HACKER Q&A
📣 ChrisMartin33

Is it possible to create an uncensoring "science chatbot"?


For starters I would like to have a chatbot who knows the scientific literature in a certain field, like climate science. Then I would like to be able to ask questions which are answered with pure scientific facts only, just based on scientific literature. Without ever answering with "...this is not scientifically proven, but the consensus is..."


  👤 LucieXLiu Accepted Answer ✓
Chatbots with retrieval access to scientific literature exist. I tried two of these and built a third one myself. They are good for finding references that might have escaped your attention but getting a coherent, critically-thought-through output from them is difficult. For now the RAG setup can give users the illusion that it is answering with coherent understanding of a body of knowledge, but really it is pretty scatter-brained and the UI should make sure the user goes into the paper to check the quality themselves if they are going to use it as a reference. There is work to be done to improve the retrieval and fine-tuning, but I haven't tried yet. Getting human feedback on these responses also requires expertise in extremely finely-divided subfields and is slightly harder than labeling cats and dogs.

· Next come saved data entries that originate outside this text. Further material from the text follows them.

template <int RD, int G>
struct BitReaderT {
    const uint4 *gsrc;
    uint32_t *ring;
    uint32_t max_chunk;
    uint32_t pos;
    uint32_t fillpos;
    uint32_t lo_valid;

    __device__ __forceinline__ uint32_t *slot(uint32_t d) const
    {
        return ring + ((RD - (d & (RD - 1))) << 6);
    }
    __device__ __forceinline__ uint64_t window() const
    {
        const uint32_t *p = ring + ((~(pos >> 5) & (RD - 1)) << 6);
        return ((uint64_t)p[64] << 32) | p[0];
    }
    __device__ __forceinline__ uint32_t window_lds() const
    {
        return (uint32_t)(uintptr_t)ring + ((~(pos >> 5) & (RD - 1)) << 8);
    }
    __device__ __forceinline__ int32_t ahead() const
    {
        return (int32_t)((fillpos << 5) - (pos & ~31u)) >> 5;
    }
    __device__ __forceinline__ void filled()
    {
        fillpos += G;
        if (fillpos - lo_valid > (uint32_t)RD)
            lo_valid = fillpos - RD;
    }
    __device__ __forceinline__ uint32_t fill_src() const
    {
        const uint32_t last = max_chunk + (uint32_t)(CHUNK_DWORDS - G);
        return fillpos < last ? fillpos : last;
    }
    __device__ __forceinline__ bool room() const { return ahead() <= (int32_t)(RD - G); }
    __device__ __forceinline__ void fill_sync()
    {
        if constexpr (G == CHUNK_DWORDS) {
            ring_fill_sync(gsrc + (fill_src() >> 2), slot(fillpos), (fillpos & (RD - 1)) == 0);
            filled();
        } else {
            uint4 q[4];
            const int32_t n = fill_issue(q);
            fill_commit(q, n);
        }
    }
    __device__ __forceinline__ int32_t fill_issue(uint4 (&q)[4]) const
    {
        static_assert(G == CHUNK_DWORDS || (G == 4 && RD == 16), "the small ring is 16 dwords filled by 16-byte granules");
        const int32_t n = room() ? (RD - ahead()) >> 2 : 0;
#pragma unroll
        for (int g = 0; g < 4; g++)
            if (g < n) {
                const uint32_t f = fillpos + 4u * g, last = max_chunk + (uint32_t)(CHUNK_DWORDS - G);
                q[g] = gsrc[(f < last ? f : last) >> 2];
            }
        return n;
    }
    __device__ __forceinline__ void fill_commit(const uint4 (&q)[4], int32_t n)
    {
#pragma unroll
        for (int g = 0; g < 4; g++)
            if (g < n) {
                ring_store4<RD>(slot(fillpos), q[g], (fillpos & (RD - 1)) == 0);
                filled();
            }
    }
    __device__ __forceinline__ void ensure(uint32_t n)
    {
#if defined(DVDA_EXP_STAMP)
        const unsigned long long t0_ = clock64();
        bool any_ = false;
#endif
        while (__builtin_expect(__any(ahead() < (int32_t)n), 0)) {
            if (room())
                fill_sync();
#if defined(DVDA_EXP_STAMP)
            any_ = true;
#endif
        }
#if defined(DVDA_EXP_STAMP)
        if (any_) {
            fill_cyc += clock64() - t0_;
            fill_n++;
        }
#endif
    }
#if defined(DVDA_EXP_STAMP)
    unsigned long long fill_cyc = 0, fill_n = 0;
#endif
    __device__ __forceinline__ void seek_byte(uint64_t byte_pos)
    {
        const uint32_t t = (uint32_t)(byte_pos >> 2);
        if (!((int32_t)(t - lo_valid) >= 0 && (int32_t)(fillpos - t) > 0)) {
            fillpos = t & ~(uint32_t)(G - 1);
            lo_valid = fillpos;
        }
        pos = (uint32_t)byte_pos << 3;
    }
    __device__ __forceinline__ uint64_t tell_near(uint64_t ref_bits) const
    {
        return ref_bits + (uint64_t)(int64_t)(int32_t)(pos - (uint32_t)ref_bits);
    }
    __device__ __forceinline__ bool past(uint32_t end_bits_lo) const { return (int32_t)(pos - end_bits_lo) > 0; }
    __device__ __forceinline__ uint32_t peek32()
    {
        ensure(2);
        return (uint32_t)((window() << (pos & 31u)) >> 32);
    }
    __device__ __forceinline__ uint32_t read(uint32_t n)
    {
        const uint32_t top = peek32();
        pos += n;
        return n ? top >> (32 - n) : 0u;
    }
    __device__ __forceinline__ uint32_t read_resident(uint32_t n)
    {
        const uint32_t top = (uint32_t)((window() << (pos & 31u)) >> 32);
        pos += n;
        return (top >> 1) >> (31u - n);
    }
    __device__ __forceinline__ int32_t read_signed_resident(uint32_t n)
    {
        const uint32_t top = (uint32_t)((window() << (pos & 31u)) >> 32);
        pos += n;
        return n ? (int32_t)top >> ((32u - n) & 31u) : 0;
    }
    __device__ __forceinline__ int32_t read_signed(uint32_t n)
    {
        if (n == 0)
            return 0;
        const int32_t v = (int32_t)peek32() >> (32 - n);
        pos += n;
        return v;
    }
};

using BitReader = BitReaderT<RING_DWORDS, CHUNK_DWORDS>;
constexpr int DUO_RING = 16, DUO_GRAN = 4;

__device__ __forceinline__ uint32_t huff_decode_m(uint32_t cb, uint32_t t, uint64_t m_esc, uint32_t bmask)
{
    const uint32_t a = (((t & 0xFFu) >> (5u + cb)) + 7u) | ((4u - cb) << 8);
    const uint32_t z = (uint32_t)__clz((int)((t << 25) | 0x01000000u));
    const uint32_t base = __builtin_amdgcn_ubfe(0x08090B08u, 8u * cb, 8u);
    uint32_t up = base + z, dn = 6u - z;
    asm volatile("" : "+v"(up), "+v"(dn));
    uint32_t val = (t & 0x80u) ? up : dn;
    val = z > 6u ? 0xFFu : val;
    uint32_t e = val | (((z > 6u ? 6u : z) + 3u) << 8);
    asm("v_cndmask_b32_e64 %0, %0, %1, %2" : "+v"(e) : "v"(a), "s"(m_esc));
    return e & bmask;
}

__device__ __forceinline__ uint32_t huff_decode(uint32_t cb, uint32_t t)
{
    uint64_t m_esc = __builtin_amdgcn_ballot_w64((t & 0x100u) != 0);
    asm volatile("" : "+s"(m_esc));
    return huff_decode_m(cb, t, m_esc, cb ? 0xFFFFFFFFu : 0u);
}

struct SubPark {
    uint32_t flags, block_size, min_ch, max_ch, max_mat_ch, noise_shift, seed, matrix_len, bypass_mask, outch_pack,
             oshift_pack, qss_pack, nslots, iir_any, ss_end_bit, rows_left, blocks_in_frame, chk, gl, seg_lane;
    bool have_restart, seg_iir;
    uint32_t *brec, *brec_end, *brec_base;
};
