static bool g_ablate_dp = false;
static std::atomic<int> g_in_flight[64];
static std::atomic<int> g_live[64];
static std::atomic<const fseg_ctx *> g_owner[64];
// ... 326 lines not shown
    hipLaunchKernelGGL(k_prob_emit, dim3(pg), dim3(256), 0, s, st, c->d_cand_pn.p, c->d_cand_ll.p,
                       c->d_cand_ln.p, c->d_seg_iv.p, c->d_cand_off.p, prob_bs,
                       pr, c->prob_cap, c->d_work_pc.p, c->d_cls_items.p,
                       c->work_cap, c->d_dp_items.p, c->d_prob_desc.p, c->d_iv_start.p,
                       c->d_iv_part.p, c->d_part_lane_off.p, split, c->d_solve_items.p, c->d_solve_desc.p,
                       c->d_wide_items.p, c->d_wide_all.p, c->d_cand_wide.p,
                       dev_sync ? sw : (SyncWords *)nullptr, sync_gen);
    launch_fork_waiters();
    if (c->prob_cap > 0 && any_arena) {
        if (stage_events && do_score) { end(ST_SCORE_PREP); begin(ST_SCORE); score_begun = true; }
        const int cov_blocks = work_grid < 2048 ? work_grid : 2048;
        const int pt_blocks = c->small_batch ? grid_for(c->prob_cap, 1, 512) : 0;
        if (!pt_blocks)
            hipLaunchKernelGGL(k_pair_thresholds, dim3(grid_for(c->prob_cap, 1, 2048)), dim3(256), 0, s, st, pr,
                               c->d_prob_desc.p, c->prob_cap, c->d_cand_off.p, c->d_cand_y.p,
                               c->d_h_table.p, c->P.h_len,
                               c->P.threshold_rate, c->d_pair_thr.p, c->pair_cap, c->d_amb.p,
                               c->d_out.p, c->tri_cap);
        hipLaunchKernelGGL(k_cov, dim3(cov_blocks + pt_blocks), dim3(kLaneChunk), 0, s, st,
                           c->d_prob_desc.p, c->prob_cap, c->d_work_pc.p, c->work_cap, c->d_cand_off.p,
                           c->d_cand_y.p, c->d_iv_start.p, c->d_lane_lx.p,
                           c->d_lex.p,
                           c->d_cov.p, c->cov_cap, c->d_work_active.p,
                           cov_blocks, pr, c->d_h_table.p, c->P.h_len, c->P.threshold_rate, c->d_pair_thr.p,
                           c->pair_cap, c->d_amb.p, c->d_out.p, c->tri_cap);
    }
    if (!score_begun) end(ST_SCORE_PREP);
    }
    if (do_score && !score_begun) begin(ST_SCORE);
    int *const census = c->paths;
    if (do_score) {
        for (int w = 0; w < fseg_ctx::PATH_WORDS; ++w)
            if (w != fseg_ctx::PATH_THR_PART && w != fseg_ctx::PATH_LABEL_PACKED && w != fseg_ctx::PATH_ARENA_DP && w != fseg_ctx::PATH_HIST16 &&
                w != fseg_ctx::PATH_IV_THREADS && w != fseg_ctx::PATH_SMOOTH_R && w != fseg_ctx::PATH_YRAW16 && w != fseg_ctx::PATH_THR_CHAIN && w != fseg_ctx::PATH_LANE_SORT) census[w] = 0;
        census[fseg_ctx::PATH_SMALL_BATCH] = c->small_batch; census[fseg_ctx::PATH_TINY_ON] = c->tiny_on; census[fseg_ctx::PATH_WAVE_ON] = wave;
        census[fseg_ctx::PATH_FUSE_ON] = c->use_fuse && c->fuse_on; census[fseg_ctx::PATH_KNOWN] = known; census[fseg_ctx::PATH_PLAN] = plan != nullptr;
    }
    if (do_score && c->prob_cap > 0) {
        const bool sfork = any_arena;
        hipStream_t qt = (tiny_max > 0 && sfork) ? fork(2) : s;
#ifdef FSEG_SCORE_TIMING
#define FSEG_TARG , c->d_tacc.p
#else
#define FSEG_TARG
#endif
#ifndef FSEG_WG_SMALL
#define FSEG_WG_SMALL 4096
#endif
#ifndef FSEG_WG_MID
#define FSEG_WG_MID 2048
#endif
#ifndef FSEG_WG_TINY
#define FSEG_WG_TINY 4096
#endif
#define FSEG_LAUNCH_SCORE(Q, NMV, CLS, MAXWG)                                                                           \
        do { note_score(CLS);                                                                                                  \
        hipLaunchKernelGGL(k_score<NMV>, dim3(work_grid < (MAXWG) ? work_grid : (MAXWG)), dim3(ScoreCfg<NMV>::kThreads),  \
                           score_lds_for((NMV) == kNMax ? c->nm_big : (NMV), (NMV) + 1), Q, st, CLS,                                 \
                           ((NMV) == kNMax ? c->nm_big : (NMV)), pr, c->prob_cap, c->d_cls_items.p,              \
                           c->d_prob_desc.p, c->work_cap, c->d_cand_off.p,                         \
                           c->d_cand_y.p, c->d_work_active.p, c->d_cov.p,        \
                           c->cov_cap, c->d_pair_thr.p, c->pair_cap, c->d_out.p, c->tri_cap,      \
                           c->d_amb.p FSEG_TARG); } while (0)
        auto wide_n = [&](int cls, size_t cnt_bytes) -> i64 { return (known && cls >= 0 && cls < 3 && cnt_bytes == 2) ? c->n_wide[cls] : -1; };
#define FSEG_SOLVE_N(CNT, CLS, N_ITEMS) (wide_n(CLS, sizeof(CNT)) >= 0 ? wide_n(CLS, sizeof(CNT)) : (i64)(N_ITEMS))
#define FSEG_SOLVE_WIDE(CNT, CLS) (wide_n(CLS, sizeof(CNT)) >= 0 ? c->d_wide_items.p : (const int *)nullptr)
#define FSEG_SOLVE_ARGS(NMV, CNT, CLS)                                                                                      \
// ... 263 lines not shown
                       c->d_seg_prev.p, c->d_cand_y.p, c->d_pos_off.p, c->d_y_raw.as<COUNT>(), \
                       c->d_w_refine.p, c->P.radius_refine, c->P.sigma, c->d_g.p, c->d_pk.p, \
                       c->d_pf.p, c->d_kp.p, flag_final_bits)
    if (c->yraw_narrow) { FSEG_LAUNCH_REFINE(uint16_t); }
    else { FSEG_LAUNCH_REFINE(int); }
#undef FSEG_LAUNCH_REFINE
    end(ST_REFINE); begin(ST_FINAL);
    pos_counts(s, flag_final_bits);
    hipLaunchKernelGGL(k_scan_emit<kEmitPositions>, dim3(pos_grid), dim3(256), 0, s, flag_final_bits,
                       NPOS, bsum, gsum, scan_state + 2 * scan_nb, &st->n_final, c->d_final_off.p + K, &st->err, (const double *)nullptr, (double *)nullptr, K, c->d_pos_off.p,
                       c->d_iv_start.p, c->d_blk_iv0.p, c->d_final_y.p, c->d_final_pos.p,
                       c->d_final_off.p, 0, c->d_final_iv.p);
    hipLaunchKernelGGL(k_label_cols, dim3(grid_for(NPOS / 8 + 1, 256, 2048)), dim3(256), 0, s, K, c->d_final_off.p,
                       c->d_final_y.p, c->d_final_iv.p, c->d_iv_part.p, c->d_h_table.p, c->P.h_len,
                       c->P.threshold_rate, c->d_thr_tab.p, c->d_col_thr.p, c->d_col_zero.p,
                       c->d_part_has2.p, n_part, c->d_part_iv_off.p, c->d_part_rep_off.p,
                       c->d_label_off.p, st, c->label_cap);
    end(ST_FINAL);
    }
    if (do_post2) {
    begin(ST_LABEL);
    if (c->label_cap > 0) {
        c->run_label_packed = lab_packed; c->labels_unpacked = false;
        c->paths[fseg_ctx::PATH_LABEL_PACKED] = lab_packed;
        if (lab_packed) {
            const i64 n16 = sized ? (label_fill_bytes + 15) / 16 : labels_n16;
            if (n16 > 0)
                hipLaunchKernelGGL(k_clear, dim3(grid_for(n16 / 4 + 1, 256, 4096)), dim3(256), 0, s, (Status *)nullptr, c->d_packed.p, n16);
        } else if (!ride_fill) {
            const i64 n16 = sized ? (label_fill_bytes + 15) / 16 : labels_n16;
            if (n16 > 0)
                hipLaunchKernelGGL(k_label_zero, dim3(grid_for(n16 / 8 + 1, 256, 4096)), dim3(256), 0, s, c->d_labels.as<uint4>(), n16);
        }
        hipLaunchKernelGGL(k_label_reads, dim3(grid_for((i64)c->n_rep_blocks * kLabelSplit, 1, 65536)), dim3(256), 0, s, c->n_rep_blocks,
                           c->d_rb_part.p, c->d_rb_r0.p, c->d_label_off.p, c->label_cap, n_part,
                           c->d_part_iv_off.p, c->d_part_rep_off.p, c->d_final_off.p,
                           c->d_final_pos.p, c->d_col_thr.p, c->d_rep_exon_off.p,
                           c->d_ex_ts.p, c->d_ex_te.p, c->d_col_zero.p,
                           c->d_part_has2.p, c->d_labels.as<unsigned char>(), lab_packed ? c->d_packed.p : (unsigned *)nullptr);
    }
    end(ST_LABEL);
    }
    if (segs & SEG_STATUS) HIP_TRY(c, hipMemcpyAsync(c->h_status.p, st, sizeof(Status), hipMemcpyDeviceToHost, s));
    HIP_TRY(c, fj_err);
    HIP_TRY(c, hipGetLastError());
    return FSEG_OK;
}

Another issue with the rapid-fire facts Q&A setup is that it is at odds with the scientific method. Science is a dynamic process of observing patterns, proposing hypotheses to explain patterns, and testing the hypotheses with experiments to produce theories. In your question, the "pure fact" probably refers to a theory that is unanimously supported by good experiments, and "BS" is the opposite of that. However, there is a lot of ground between fact and BS because a theory can be supported by early experiments and then proven false by later experiments. The newer the theory is, more likely it is to be sitting somewhere in the middle of this spectrum.

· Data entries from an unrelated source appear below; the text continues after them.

@@ -186,22 +194,28 @@
     const int g_tgt = (int)(g_pk & 0xffffu), g_dl = (int)(g_pk >> 16);
     const bool drop = act && op == 2 && carry != 0 && g_tgt == cell;
     const uint64_t dmask = ballot(drop), omask = ballot(drop && t0 <= g_dl);
+    const int t1 = t0 + 1;
+    uint64_t spawned = 0;
+#pragma unroll
+    for (int c = 0; c < NC; c++) spawned |= ballot(pk_st(pk[c]) == t1);
+    const uint64_t ev = ballot(picked) | dmask | spawned;
     constexpr uint32_t F_CHG = 8u, F_CARRY = 4u;
-    {
+    uint32_t fw = 0;
+    if (STALE ? ev : (ballot(picked) | dmask)) {
         const int fs = drop ? pj : carry - 1;
         const uint32_t fv = picked ? (F_CHG | F_CARRY | (uint32_t)ST_IN_TRANSIT)
                             : drop ? (F_CHG | (uint32_t)ST_DELIVERED) : F_CARRY;
         if (act && rstore && carry != 0) flb[(q.gbase + (fs & (G - 1))) * NC + (fs >> LG)] = (unsigned char)fv;
+        wave_sync();
+        fw = ((const uint32_t*)flb)[lane];
+#pragma unroll
+        for (int c = 0; c < NC; c++) {
+            const uint32_t f = fw >> (8 * c);
+            const uint32_t clr = (0u - ((f >> 3) & 1u)) & PS_STATUS;
+            ps[c] = (ps[c] & ~clr) | (f & PS_STATUS);
+        }
     }
     carry = drop ? 0 : carry;
-    wave_sync();
-    const uint32_t fw = ((const uint32_t*)flb)[lane];
-#pragma unroll
-    for (int c = 0; c < NC; c++) {
-        const uint32_t f = fw >> (8 * c);
-        const uint32_t clr = (0u - ((f >> 3) & 1u)) & PS_STATUS;
-        ps[c] = (ps[c] & ~clr) | (f & PS_STATUS);
-    }
     double rr;
     {
         const int src = (q.gbase + n_cost) << 2;
@@ -221,16 +235,13 @@
         }
     }
     const uint32_t rfl = (n_cost ? RT_MOVE : 0u) | (orow ? RT_ONTIME : 0u) | ((drow & ~orow) ? RT_LATE : 0u);
-    const int t1 = t0 + 1;
     const double total = tot_cur + rr;
 
     uint32_t undel = 0;
-    uint64_t spawned = 0;
 #pragma unroll
     for (int c = 0; c < NC; c++) {
         undel |= (ps[c] & PS_STATUS) ^ (uint32_t)ST_DELIVERED;
         const bool sp = pk_st(pk[c]) == t1;
-        spawned |= ballot(sp);
         ps[c] = sp ? ((ps[c] & ~PS_STATUS) | ST_WAITING) : ps[c];
     }
     const uint32_t alldel = lmask(((ballot(undel != 0u) >> q.gbase) & GMASK) == 0ull);
@@ -249,7 +260,7 @@
 
     const bool do_rst = done && auto_reset;
     const uint64_t rst = ballot(do_rst);
-    if (STALE && !(MDL_ABLATE & 2) && (ballot(picked) | dmask | spawned)) {
+    if (STALE && !(MDL_ABLATE & 2) && ev) {
 #pragma unroll
         for (int c = 0; c < NC; c++) {
             const bool ins = !do_rst && (pk_st(pk[c]) == t1) && !(ps[c] & PS_PRESENT);
diff --git a/marl-delivery_amd/csrc/mdl_step_rows.hpp b/marl-delivery_amd/csrc/mdl_step_rows.hpp
--- a/marl-delivery_amd/csrc/mdl_step_rows.hpp
+++ b/marl-delivery_amd/csrc/mdl_step_rows.hpp
@@ -73,33 +73,43 @@
     };
     template <bool STALE>
     __device__ static __forceinline__ void near_pre(Near& nr, const GroupLane q, unsigned char*, const uint32_t (&ps0)[NC],
-                                                    const uint64_t (&td)[NC], int t0, bool act, int cell) {
-        int stc[NC];
-        uint32_t klo[NC];
+                                                    const uint64_t (&td)[NC], int t0, bool, int) {
         nr.anyw = 0;
 #pragma unroll
         for (int c = 0; c < NC; c++) {
             const bool wv = !(MDL_ABLATE & 64) && trk_waiting<STALE>(ps0[c], td[c], t0);
-            stc[c] = pk_start(td[c]);
-            nr.swv[c] = wv ? stc[c] : -1;
-            const uint32_t j = (uint32_t)(c * ROW + q.gl);
-            klo[c] = wv ? (near_order<STALE, ROW * NC>(ps0[c], j) << 7) | j : 0xffffu;
+            nr.swv[c] = wv ? pk_start(td[c]) : -1;
             nr.anyw |= ballot(wv);
         }
         nr.Midle = 0;
         nr.best_cell = -1;
-        if (nr.anyw && !(MDL_ABLATE & 32)) {
+    }
+    template <bool STALE>
+    __device__ static __forceinline__ void near_search(Near& nr, const GroupLane q, const uint32_t (&ps0)[NC],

Many experimental fields are having a bit of a reproducibility crisis, and many theoretical fields are divided over theories that are difficult to experiment on. So for the newer literature you really need to judge for yourself, and for the older literature there is real risk that somebody has come up with some new observations that proved it wrong, even if it has gathered a lot of citations over the years.


👤 PurpleRamen
> For starters I would like to have a chatbot who knows the scientific literature in a certain field,

You can feed it with whatever you want. How much censoring (of what exactly?) happens, is up to you.

> Then I would like to be able to ask questions which are answered with pure scientific facts only,

That would demand a very deep level of understanding, which AIs today are not able to deliver.

> Without ever answering with "...this is not scientifically proven, but the consensus is..."

That would not be scientific. In the first place, to understand the scientific literature, one needs to evaluate them and rate their value and how reliable they are in the greater known picture. Just taken them blindly would be worthless. That would be just connecting the words and believing that this is science. That's what all LLM basically already do, and the reason why they lie/hallucinate.

And evaluating texts and putting them into a proper context is not censoring, if this is your impression.


👤 jruohonen
> For starters I would like to have a chatbot who knows the scientific literature in a certain field, like climate science.

Mission impossible as most of the relevant literature is paywall'ed.

> Then I would like to be able to ask questions which are answered with pure scientific facts only, just based on scientific literature.

Mission impossible because LLMs cannot evaluate facts. Nor can they do source criticism.